§ To do
Would you please write out each entry that follows, exactly as written?

(Dataset entries)
template <int NT>
__device__ __forceinline__ void stage4(const float *__restrict__ g, float *lds, int n4)
{
    const float4 *__restrict__ g4 = reinterpret_cast<const float4 *>(g);
    float4 *l4 = reinterpret_cast<float4 *>(lds);
    int i = threadIdx.x;
    for (; i + 7 * NT < n4; i += 8 * NT) {
        float4 v[8];
#pragma unroll
        for (int j = 0; j < 8; ++j) v[j] = g4[i + j * NT];
#pragma unroll
        for (int j = 0; j < 8; ++j) l4[i + j * NT] = v[j];
    }
    for (; i < n4; i += NT) l4[i] = g4[i];
}

template <int F, int D>
struct Cfg {
    static constexpr int NT = (D <= 16) ? 1024 : 256;
    static constexpr int lds_bytes = 160 * 1024;
    static constexpr int table_bytes = TL<F, D>::total * 4;
    static constexpr bool wide16 = (D == 16 && F <= 4);
    static constexpr int it_rec = (D <= 16 && !wide16) ? (lds_bytes - table_bytes - 2048) / (8 * D) : 0;
    static constexpr int ed_rec = (D <= 16) ? (lds_bytes - 2048) / (4 * D) : 0;
    static constexpr int tile_hits = (D <= 16 && !wide16) ? 1280 : 256;
    static constexpr int chunk_segments = 16384;
    static constexpr bool pipelined = (D <= 8 && F <= 3) || (D == 4);
    static constexpr bool iter2 = (D <= 8);
    static constexpr bool pack_first = (TL<F, D>::total > 4096);
    static constexpr bool fuse_first = iter2 && F <= 3 && !(F == 2 && D == 8);
};

template <int D4, int KD, int KF, bool PK = true>
__device__ __forceinline__ void role_gemv(const float *w, const float *hn, const float *x,
                                          float *out)
{
    constexpr int NW = D4 + (KD + KF) * D4;
    constexpr int CH = 8;
#ifndef GNN_NO_GEMV_PK
    if constexpr (PK && D4 >= 8 && D4 % 4 == 0) {
        const f4_t *wv = reinterpret_cast<const f4_t *>(__builtin_assume_aligned(w, 16));
        asm volatile("" ::: "memory");
        f2_t o2[D4 / 2];
#pragma unroll
        for (int v = 0; v < D4 / 4; ++v) {
            const f4_t t = wv[v];
            o2[2 * v] = f2_t{t.x, t.y};
            o2[2 * v + 1] = f2_t{t.z, t.w};
        }
        f4_t cur[D4 / 4], nxt[D4 / 4];
#pragma unroll
        for (int v = 0; v < D4 / 4; ++v) cur[v] = wv[D4 / 4 + v];
#pragma unroll
        for (int k = 0; k < KD + KF; ++k) {
            if (k + 1 < KD + KF)
#pragma unroll
                for (int v = 0; v < D4 / 4; ++v) nxt[v] = wv[(D4 + (k + 1) * D4) / 4 + v];
            const float in = k < KD ? hn[k < KD ? k : 0] : x[k >= KD ? k - KD : 0];
            const f2_t in2 = {in, in};
#pragma unroll
            for (int v = 0; v < D4 / 4; ++v) {
                o2[2 * v] = f2_t{cur[v].x, cur[v].y} * in2 + o2[2 * v];
                o2[2 * v + 1] = f2_t{cur[v].z, cur[v].w} * in2 + o2[2 * v + 1];
            }
#pragma unroll
            for (int v = 0; v < D4 / 4; ++v) cur[v] = nxt[v];
        }
#pragma unroll
        for (int i = 0; i < D4 / 2; ++i) {
            out[2 * i] = o2[i].x;
            out[2 * i + 1] = o2[i].y;
        }
        return;
    }
#endif
    const float4 *w4 = reinterpret_cast<const float4 *>(__builtin_assume_aligned(w, 16));
#pragma unroll
    for (int c0 = 0; c0 < NW; c0 += CH) {
        constexpr int dummy = 0; (void)dummy;
        float wr[CH];
#pragma unroll
        for (int v = 0; v < CH / 4; ++v) {
            if (c0 + 4 * v < NW) {
                const float4 t = w4[c0 / 4 + v];
                wr[4 * v] = t.x; wr[4 * v + 1] = t.y; wr[4 * v + 2] = t.z; wr[4 * v + 3] = t.w;
            }
        }
#pragma unroll
        for (int j = 0; j < CH; ++j) {
            const int g = c0 + j;
            if (g < NW) {
                if (g < D4) {
                    out[g] = wr[j];
                } else {
                    const int k = (g - D4) / D4, i = (g - D4) % D4;
                    out[i] = fmaf(wr[j], k < KD ? hn[k < KD ? k : 0] : x[k >= KD ? k - KD : 0], out[i]);
                }
            }
        }
    }
}

template <int KD, int KF>
__device__ __forceinline__ void role_gemv_burst(const float *w, const float *hn, const float *x,
                                                float *out)
{
    constexpr int NW = 2 + (KD + KF) * 2, NV = (NW + 3) / 4;
    const f4_t *wv = reinterpret_cast<const f4_t *>(__builtin_assume_aligned(w, 16));
    f4_t t[NV];
#pragma unroll
    for (int v = 0; v < NV; ++v) t[v] = wv[v];
    f2_t acc = {t[0].x, t[0].y};
#pragma unroll
    for (int j = 1; j < NW / 2; ++j) {
        const int k = j - 1;
        const float in = k < KD ? hn[k < KD ? k : 0] : x[k >= KD ? k - KD : 0];
        const f2_t wk = (j & 1) ? f2_t{t[j / 2].z, t[j / 2].w} : f2_t{t[j / 2].x, t[j / 2].y};
        acc = wk * f2_t{in, in} + acc;
    }
    out[0] = acc.x;
    out[1] = acc.y;
}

§ Response for this exercise
template <int NT>
__device__ __forceinline__ void stage4(const float *__restrict__ g, float *lds, int n4)
{
    const float4 *__restrict__ g4 = reinterpret_cast<const float4 *>(g);
    float4 *l4 = reinterpret_cast<float4 *>(lds);
    int i = threadIdx.x;
    for (; i + 7 * NT < n4; i += 8 * NT) {
        float4 v[8];
#pragma unroll
        for (int j = 0; j < 8; ++j) v[j] = g4[i + j * NT];
#pragma unroll
        for (int j = 0; j < 8; ++j) l4[i + j * NT] = v[j];
    }
    for (; i < n4; i += NT) l4[i] = g4[i];
}

template <int F, int D>
struct Cfg {
    static constexpr int NT = (D <= 16) ? 1024 : 256;
    static constexpr int lds_bytes = 160 * 1024;
    static constexpr int table_bytes = TL<F, D>::total * 4;
    static constexpr bool wide16 = (D == 16 && F <= 4);
    static constexpr int it_rec = (D <= 16 && !wide16) ? (lds_bytes - table_bytes - 2048) / (8 * D) : 0;
    static constexpr int ed_rec = (D <= 16) ? (lds_bytes - 2048) / (4 * D) : 0;
    static constexpr int tile_hits = (D <= 16 && !wide16) ? 1280 : 256;
    static constexpr int chunk_segments = 16384;
    static constexpr bool pipelined = (D <= 8 && F <= 3) || (D == 4);
    static constexpr bool iter2 = (D <= 8);
    static constexpr bool pack_first = (TL<F, D>::total > 4096);
    static constexpr bool fuse_first = iter2 && F <= 3 && !(F == 2 && D == 8);
};

template <int D4, int KD, int KF, bool PK = true>
__device__ __forceinline__ void role_gemv(const float *w, const float *hn, const float *x,
                                          float *out)
{
    constexpr int NW = D4 + (KD + KF) * D4;
    constexpr int CH = 8;
#ifndef GNN_NO_GEMV_PK
    if constexpr (PK && D4 >= 8 && D4 % 4 == 0) {
        const f4_t *wv = reinterpret_cast<const f4_t *>(__builtin_assume_aligned(w, 16));
        asm volatile("" ::: "memory");
        f2_t o2[D4 / 2];
#pragma unroll
        for (int v = 0; v < D4 / 4; ++v) {
            const f4_t t = wv[v];
            o2[2 * v] = f2_t{t.x, t.y};
            o2[2 * v + 1] = f2_t{t.z, t.w};
        }
        f4_t cur[D4 / 4], nxt[D4 / 4];
#pragma unroll
        for (int v = 0; v < D4 / 4; ++v) cur[v] = wv[D4 / 4 + v];
#pragma unroll
        for (int k = 0; k < KD + KF; ++k) {
            if (k + 1 < KD + KF)
#pragma unroll
                for (int v = 0; v < D4 / 4; ++v) nxt[v] = wv[(D4 + (k + 1) * D4) / 4 + v];
            const float in = k < KD ? hn[k < KD ? k : 0] : x[k >= KD ? k - KD : 0];
            const f2_t in2 = {in, in};
#pragma unroll
            for (int v = 0; v < D4 / 4; ++v) {
                o2[2 * v] = f2_t{cur[v].x, cur[v].y} * in2 + o2[2 * v];
                o2[2 * v + 1] = f2_t{cur[v].z, cur[v].w} * in2 + o2[2 * v + 1];
            }
#pragma unroll
            for (int v = 0; v < D4 / 4; ++v) cur[v] = nxt[v];
        }
#pragma unroll
        for (int i = 0; i < D4 / 2; ++i) {
            out[2 * i] = o2[i].x;
            out[2 * i + 1] = o2[i].y;
        }
        return;
    }
#endif
    const float4 *w4 = reinterpret_cast<const float4 *>(__builtin_assume_aligned(w, 16));
#pragma unroll
    for (int c0 = 0; c0 < NW; c0 += CH) {
        constexpr int dummy = 0; (void)dummy;
        float wr[CH];
#pragma unroll
        for (int v = 0; v < CH / 4; ++v) {
            if (c0 + 4 * v < NW) {
                const float4 t = w4[c0 / 4 + v];
                wr[4 * v] = t.x; wr[4 * v + 1] = t.y; wr[4 * v + 2] = t.z; wr[4 * v + 3] = t.w;
            }
        }
#pragma unroll
        for (int j = 0; j < CH; ++j) {
            const int g = c0 + j;
            if (g < NW) {
                if (g < D4) {
                    out[g] = wr[j];
                } else {
                    const int k = (g - D4) / D4, i = (g - D4) % D4;
                    out[i] = fmaf(wr[j], k < KD ? hn[k < KD ? k : 0] : x[k >= KD ? k - KD : 0], out[i]);
                }
            }
        }
    }
}

template <int KD, int KF>
__device__ __forceinline__ void role_gemv_burst(const float *w, const float *hn, const float *x,
                                                float *out)
{
    constexpr int NW = 2 + (KD + KF) * 2, NV = (NW + 3) / 4;
    const f4_t *wv = reinterpret_cast<const f4_t *>(__builtin_assume_aligned(w, 16));
    f4_t t[NV];
#pragma unroll
    for (int v = 0; v < NV; ++v) t[v] = wv[v];
    f2_t acc = {t[0].x, t[0].y};
#pragma unroll
    for (int j = 1; j < NW / 2; ++j) {
        const int k = j - 1;
        const float in = k < KD ? hn[k < KD ? k : 0] : x[k >= KD ? k - KD : 0];
        const f2_t wk = (j & 1) ? f2_t{t[j / 2].z, t[j / 2].w} : f2_t{t[j / 2].x, t[j / 2].y};
        acc = wk * f2_t{in, in} + acc;
    }
    out[0] = acc.x;
    out[1] = acc.y;
}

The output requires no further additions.